Así de escueto, así de lacónico, pero suficiente para que todos los amantes de los árboles de Ceuta recibieran el duro golpe con la dureza de la sierra que, tras denodados esfuerzos, consiguió talarlo.
Era un "Ficus nítida", llamado también en Canarias "Laurel de Indias", según me dijo mi amigo el botánico. No sé cuántos años tendría, pero pienso que muchos, como las cosas venerables por su vejez. Pero conservaba el tronco recio y la copa frondosa. Sus múltiples ramas se abrían generosamente hacia lo alto y hacia los lados como brazos gigantescos que quisieran coger estrellas o acariciar a los niños. Su hermosa figura de viejo patriarca parecía un milagro de la Naturaleza, permanentemente renovado cada año entre los bloques circundantes de cemento y hormigón. Tenía a la vez gracia y serenidad, bondad y optimismo, y yo diría que incluso humanidad, como si de un santo varón se tratase. Y, sin embargo, fue guillotinado por el solo delito de estar allí, estorbando quizá los planes de los hombres para aquel lugar. Un tribunal de técnicos y pragmáticos había decidido condenarle, sin dar tiempo siquiera a que salieran en su defensa los pájaros y los poetas. Y la ejecución se cumplió sin apelación posible.

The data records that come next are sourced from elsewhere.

static __device__ __forceinline__ U4 load16_unaligned(const uint8_t *p)
{
    const uintptr_t a = (uintptr_t)p;
    const U4 *q = (const U4 *)(a & ~(uintptr_t)15);
    const U4 lo = q[0];
    const unsigned sh = (unsigned)(a & 15);
    if (sh == 0) return lo;
    const U4 hi = q[1];
    const unsigned qd = sh >> 2, b = sh & 3;
    uint32_t s0, s1, s2, s3, s4;
    switch (qd) {
    case 0: s0 = lo.x; s1 = lo.y; s2 = lo.z; s3 = lo.w; s4 = hi.x; break;
    case 1: s0 = lo.y; s1 = lo.z; s2 = lo.w; s3 = hi.x; s4 = hi.y; break;
    case 2: s0 = lo.z; s1 = lo.w; s2 = hi.x; s3 = hi.y; s4 = hi.z; break;
    default: s0 = lo.w; s1 = hi.x; s2 = hi.y; s3 = hi.z; s4 = hi.w; break;
    }
    U4 r;
    r.x = __builtin_amdgcn_alignbyte(s1, s0, b); r.y = __builtin_amdgcn_alignbyte(s2, s1, b);
    r.z = __builtin_amdgcn_alignbyte(s3, s2, b); r.w = __builtin_amdgcn_alignbyte(s4, s3, b);
    return r;
}

static __device__ __forceinline__ void pack4(uint32_t w, bool comp, uint32_t &codes, uint32_t &flags, uint32_t &lower)
{
    const uint32_t c = w & 0xDFDFDFDFu;
    auto zero_bytes = [](uint32_t t) { return ~(((t & 0x7F7F7F7Fu) + 0x7F7F7F7Fu) | t | 0x7F7F7F7Fu); };
    const uint32_t member = (zero_bytes(c ^ 0x41414141u) | zero_bytes(c ^ 0x43434343u) | zero_bytes(c ^ 0x47474747u) | zero_bytes(c ^ 0x54545454u)) >> 7;
    const uint32_t h = (c >> 1) & 0x03030303u;
    uint32_t code = h ^ ((h >> 1) & 0x01010101u);
    if (comp) code ^= 0x03030303u;
    code &= member * 3u;
    const uint32_t y = __builtin_bswap32(code), n = __builtin_bswap32(member ^ 0x01010101u);
    codes = (y | (y >> 6) | (y >> 12) | (y >> 18)) & 0xFFu;
    flags = (n | (n >> 7) | (n >> 14) | (n >> 21)) & 0xFu;
    const uint32_t l = __builtin_bswap32((w >> 5) & 0x01010101u);
    lower = (l | (l >> 7) | (l >> 14) | (l >> 21)) & 0xFu;
}

static __device__ __forceinline__ void pack16(const ReadRef &rd, int i0, uint32_t &codes, uint32_t &flags, uint32_t &odd)
{
    const int rlen = rd.rlen;
    int n = rlen - i0; if (n > 16) n = 16;
    codes = 0; flags = 0xFFFFu; odd = 0;
    if (n <= 0) return;
    const int a0 = rd.flipped ? rlen - i0 - n : i0;
    U4 v = load16_unaligned(rd.ascii + a0);
    if (rd.flipped) {
        const U4 t = v;
        v.x = __builtin_bswap32(t.w); v.y = __builtin_bswap32(t.z); v.z = __builtin_bswap32(t.y); v.w = __builtin_bswap32(t.x);
    }
    uint32_t c0, f0, c1, f1, c2, f2, c3, f3, l0, l1, l2, l3;
    pack4(v.x, rd.flipped != 0, c0, f0, l0); pack4(v.y, rd.flipped != 0, c1, f1, l1); pack4(v.z, rd.flipped != 0, c2, f2, l2); pack4(v.w, rd.flipped != 0, c3, f3, l3);
    uint32_t c = (c0 << 24) | (c1 << 16) | (c2 << 8) | c3, f = (f0 << 12) | (f1 << 8) | (f2 << 4) | f3, o = f | (l0 << 12) | (l1 << 8) | (l2 << 4) | l3;
    if (n < 16) {
        const int pad = 16 - n;
        if (rd.flipped) { c <<= 2 * pad; f = (f << pad) & 0xFFFFu; o = (o << pad) & 0xFFFFu; }
        else { c &= ~0u << (2 * pad); o &= ~0u << pad; }
        f |= (1u << pad) - 1u;
        if (!rd.flipped) f &= 0xFFFFu;
    }
    codes = c; flags = f; odd = o & 0xFFFFu;
}

__global__ void __launch_bounds__(256) k_pack_reads(ReadBatch rb, int paired, int wpad, int tpr, uint32_t *out, uint32_t *any_n, uint8_t *odd_flag)
{
    const uint64_t t = (uint64_t)blockIdx.x * blockDim.x + threadIdx.x;
    const uint32_t r = (uint32_t)(t / (uint32_t)tpr);
    const int m = (int)(t % (uint32_t)tpr);
    if (r >= rb.n_reads) return;
    ReadRef rd;
    rd.ascii = rb.bases + rb.off[r]; rd.rlen = (int)(rb.off[r + 1] - rb.off[r]); rd.flipped = (paired && (r & 1)) ? 1 : 0;
    const int rlen = rd.rlen, nc = (rlen + 15) >> 4, nmw = (rlen + 31) >> 5;
    if (nc + 1 + nmw + 1 > wpad) return;
    uint32_t *o = out + (uint64_t)r * wpad;
    if (m < nmw) {
        uint32_t c0, f0, c1, f1, o0, o1;
        pack16(rd, 32 * m, c0, f0, o0);
        pack16(rd, 32 * m + 16, c1, f1, o1);
        if (odd_flag && (o0 | o1)) atomicOr((uint32_t *)(odd_flag + (r & ~3u)), 2u << (8 * (r & 3)));
        o[2 * m] = c0;
        if (2 * m + 1 < nc) o[2 * m + 1] = c1;
        o[nc + 1 + m] = (f0 << 16) | f1;
        const int left = rlen - 32 * m;
        if (((f0 << 16) | f1) & (left >= 32 ? ~0u : ~(0xFFFFFFFFu >> left))) atomicOr(any_n, 1u);
    } else if (m == nmw) {
        o[nc] = 0u;
        o[nc + 1 + nmw] = 0xFFFFFFFFu;
    }
}

void pack_reads(const ReadBatch &rb, int paired, int wpad, int tpr, uint32_t *out, uint32_t *any_n, uint8_t *odd_flag, hipStream_t s)
{
    k_pack_reads<<<(unsigned)(((uint64_t)rb.n_reads * (uint64_t)tpr + 255) / 256), 256, 0, s>>>(rb, paired, wpad, tpr, out, any_n, odd_flag);
}

constexpr int kSeedReadsPerLane = 4;


static inline int seed_reads_per_lane(uint64_t n_reads) { return n_reads >= (uint64_t)1 << 21 ? kSeedReadsPerLane : (n_reads >= (uint64_t)1 << 19 ? 2 : 1); }

#ifndef MCX_SEED_WAVES
#define MCX_SEED_WAVES 1
#endif
#ifdef MCX_SEED_STATS
__device__ unsigned long long g_seed_hist[2][24];
#endif
__global__ void __launch_bounds__(256, MCX_SEED_WAVES) k_seed(Ctx cx, ReadBatch rb, PairSel sel, SeedOut so, int pk_words, int reads_per_lane, int fm_budget)
{
    extern __shared__ uint32_t pk_lds[];
    const int nr = cx.pm.paired ? 2 : 1;
    const uint32_t total = sel.n * nr;
    const int lane = threadIdx.x & 63;
    const uint64_t lt_mask = lane == 0 ? 0ull : (~0ull >> (64 - lane));
    const uint32_t chunk = 64u * (uint32_t)reads_per_lane;
    PackedRead pk; pk.w = pk_lds + threadIdx.x; pk.stride = blockDim.x; pk.n_code = 0;
    bool have = false;
// ... 1999 lines not shown
    if (int rc = reserve_tier0(c, paired, n_reads)) return rc;
    br.rb.bases = d_bases; br.rb.off = d_off; br.rb.n_reads = n_reads;
    br.paired = paired; br.read_base = read_base;
    br.recs = (AlnRec *)d_aln; br.cig = d_cigar; br.stats = stats;
    br.cig_cap = (uint32_t)std::min<uint64_t>((uint64_t)MCX_CIGAR_POOL_WORDS(n_reads), 0xFFFFFFFFu); br.cig_words = 0;
    br.n_pairs = paired ? n_reads / 2 : n_reads;
    br.n_chunks = (br.n_pairs + kReadChunkSize / 2 - 1) / (kReadChunkSize / 2);
    br.mapped = 0; br.sums_valid = false; br.d_ok = br.d_ds = nullptr;
    c->tail.queued = c->tail.ran = false;
    HIP_TRY(hipMemsetAsync(c->d_batch_flags, 0, 4 * sizeof(uint32_t), s));
    c->mx.ready = false;
    if (c->mx.on) HIP_TRY(hipMemsetAsync(c->mx.d_cnt, 0, 4 * sizeof(uint32_t), s));
    c->last_paired = paired ? 1 : 0;
    if (vouched) c->t0.h_cnt[1] = (uint32_t)c->rlen_max;
    else {
        k_max_read_len<<<512, 256, 0, s>>>(d_off, n_reads, c->d_batch_flags + 1);
        HIP_TRY(hipMemcpyAsync(c->t0.h_cnt, c->d_batch_flags, 4 * sizeof(uint32_t), hipMemcpyDeviceToHost, s));
        HIP_TRY(hipStreamSynchronize(s));
        if (c->t0.h_cnt[1] > (uint32_t)c->rlen_max)
            return fail(MCX_ERR_UNSUPPORTED, "a read of " + std::to_string(c->t0.h_cnt[1]) + " bases is longer than max_read_len (" + std::to_string(c->rlen_max) + ")");
    }
    {
        HIP_TRY(hipEventRecord(c->ev_pack[0], s));
        const int tpr = ((int)c->t0.h_cnt[1] + 31) / 32 + 1;
        br.longest = c->t0.h_cnt[1];
        if (c->prof_planes) HIP_TRY(hipMemsetAsync(c->d_admit, c->kn.prof_by_column ? 2 : 0, ((size_t)n_reads + 3) & ~(size_t)3, s));
        if (vouched && pre.packed && pre.bases == d_bases && pre.paired == (paired ? 1 : 0) && !c->prof_planes) {
            c->packed_now = pre.packed;
            HIP_TRY(hipMemcpyAsync(c->d_batch_flags + 3, pre.any_n, sizeof(uint32_t), hipMemcpyDeviceToDevice, s));
        } else {
            c->packed_now = c->d_packed;
            pack_reads(br.rb, paired, c->wpad, tpr, c->d_packed, c->d_batch_flags + 3, c->prof_planes ? c->d_admit : nullptr, s);
        }
        HIP_TRY(hipGetLastError());
        HIP_TRY(hipEventRecord(c->ev_pack[1], s));
    }
    c->later.kept_now = false;
    if (c->prof_planes && c->later.have && c->tail.want) {
        auto &L = c->later;
        L.kept_now = true;
        HIP_TRY(hipEventRecord(L.begun, s));
        HIP_TRY(hipStreamWaitEvent(L.keep_stream, L.begun, 0));
        k_keep_reads<<<2048, 256, 0, L.keep_stream>>>(d_bases, d_off, n_reads, L.d_keep_bases, L.d_keep_off);
        HIP_TRY(hipGetLastError());
        HIP_TRY(hipEventRecord(L.kept, L.keep_stream));
    }
    int rc;
    br.ms_setup = std::chrono::duration<double, std::milli>(std::chrono::steady_clock::now() - br.t0).count();
    rc = run_selection(c, br.rb, paired, nullptr, nullptr, est0, br.n_pairs, br.recs, d_cigar, stats, true);
    br.t_begun = std::chrono::steady_clock::now();
    if (rc) return rc;
    if (c->tail.queued) memcpy(c->t0.h_cnt + CNT_N, c->tail.h + 2, sizeof br.hs);
    else {
        unsigned long long *d_sum = (unsigned long long *)c->t0.d_cnt;
        HIP_TRY(hipMemsetAsync(c->t0.d_cnt, 0, CNT_N * sizeof(uint32_t), s));
// ... 488 lines not shown
                                    uint32_t n, int32_t *len, int32_t *freq, uint64_t *loc)
{
    if (!c || !seqs || !seq_off || !start || !len || !freq || !loc) return fail(MCX_ERR_ARG, "mcx_bwt_search_batch: null argument");
    if (n == 0) return 0;
    HIP_TRY(hipSetDevice(c->idx->device));
    uint8_t *d_seq = nullptr; uint32_t *d_off = nullptr; int32_t *d_start = nullptr, *d_len = nullptr, *d_freq = nullptr; uint64_t *d_loc = nullptr;
    int rc = 0;
    size_t nb = seq_off[n];
    if ((rc = dmalloc(&d_seq, nb + 16)) || (rc = dmalloc(&d_off, (size_t)n + 1)) || (rc = dmalloc(&d_start, n)) ||
        (rc = dmalloc(&d_len, n)) || (rc = dmalloc(&d_freq, n)) || (rc = dmalloc(&d_loc, (size_t)n * kOccThr))) return rc;
    HIP_TRY(hipMemcpy(d_seq, seqs, nb, hipMemcpyHostToDevice));
    HIP_TRY(hipMemcpy(d_off, seq_off, ((size_t)n + 1) * 4, hipMemcpyHostToDevice));
    HIP_TRY(hipMemcpy(d_start, start, (size_t)n * 4, hipMemcpyHostToDevice));
    k_bwt_search<<<(n + 255) / 256, 256, 0, c->t0.stream>>>(c->idx->view, d_seq, d_off, d_start, n, d_len, d_freq, d_loc);
    HIP_TRY(hipGetLastError());
    HIP_TRY(hipStreamSynchronize(c->t0.stream));
    HIP_TRY(hipMemcpy(len, d_len, (size_t)n * 4, hipMemcpyDeviceToHost));
    HIP_TRY(hipMemcpy(freq, d_freq, (size_t)n * 4, hipMemcpyDeviceToHost));
    HIP_TRY(hipMemcpy(loc, d_loc, (size_t)n * kOccThr * 8, hipMemcpyDeviceToHost));
    (void)hipFree(d_seq); (void)hipFree(d_off); (void)hipFree(d_start); (void)hipFree(d_len); (void)hipFree(d_freq); (void)hipFree(d_loc);
    return 0;
}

Ya no queda nada más que hacer por él que el homenaje sencillo de este adiós. No nos sobran árboles como ése aquí en Ceuta. Y a mí, que no entiendo mucho de técnicas ni de pragmatismos, me resulta muy triste tener que aceptar el hecho de que los hombres no hayan sabido encontrar una solución para conservarlo. Ahora se levantará en el lugar que ocupaba otro bloque de cemento y hormigón en el que rebotarán nuestras miradas y se estrellará nuestra costumbre de ver allí un árbol hermoso y magnífico cada mañana al ir al trabajo y cada tarde al pasear sosegadamente por la acera de la Marina. La funcionalidad ha vencido una vez más a la Poesía. Triste pero inevitable conclusión.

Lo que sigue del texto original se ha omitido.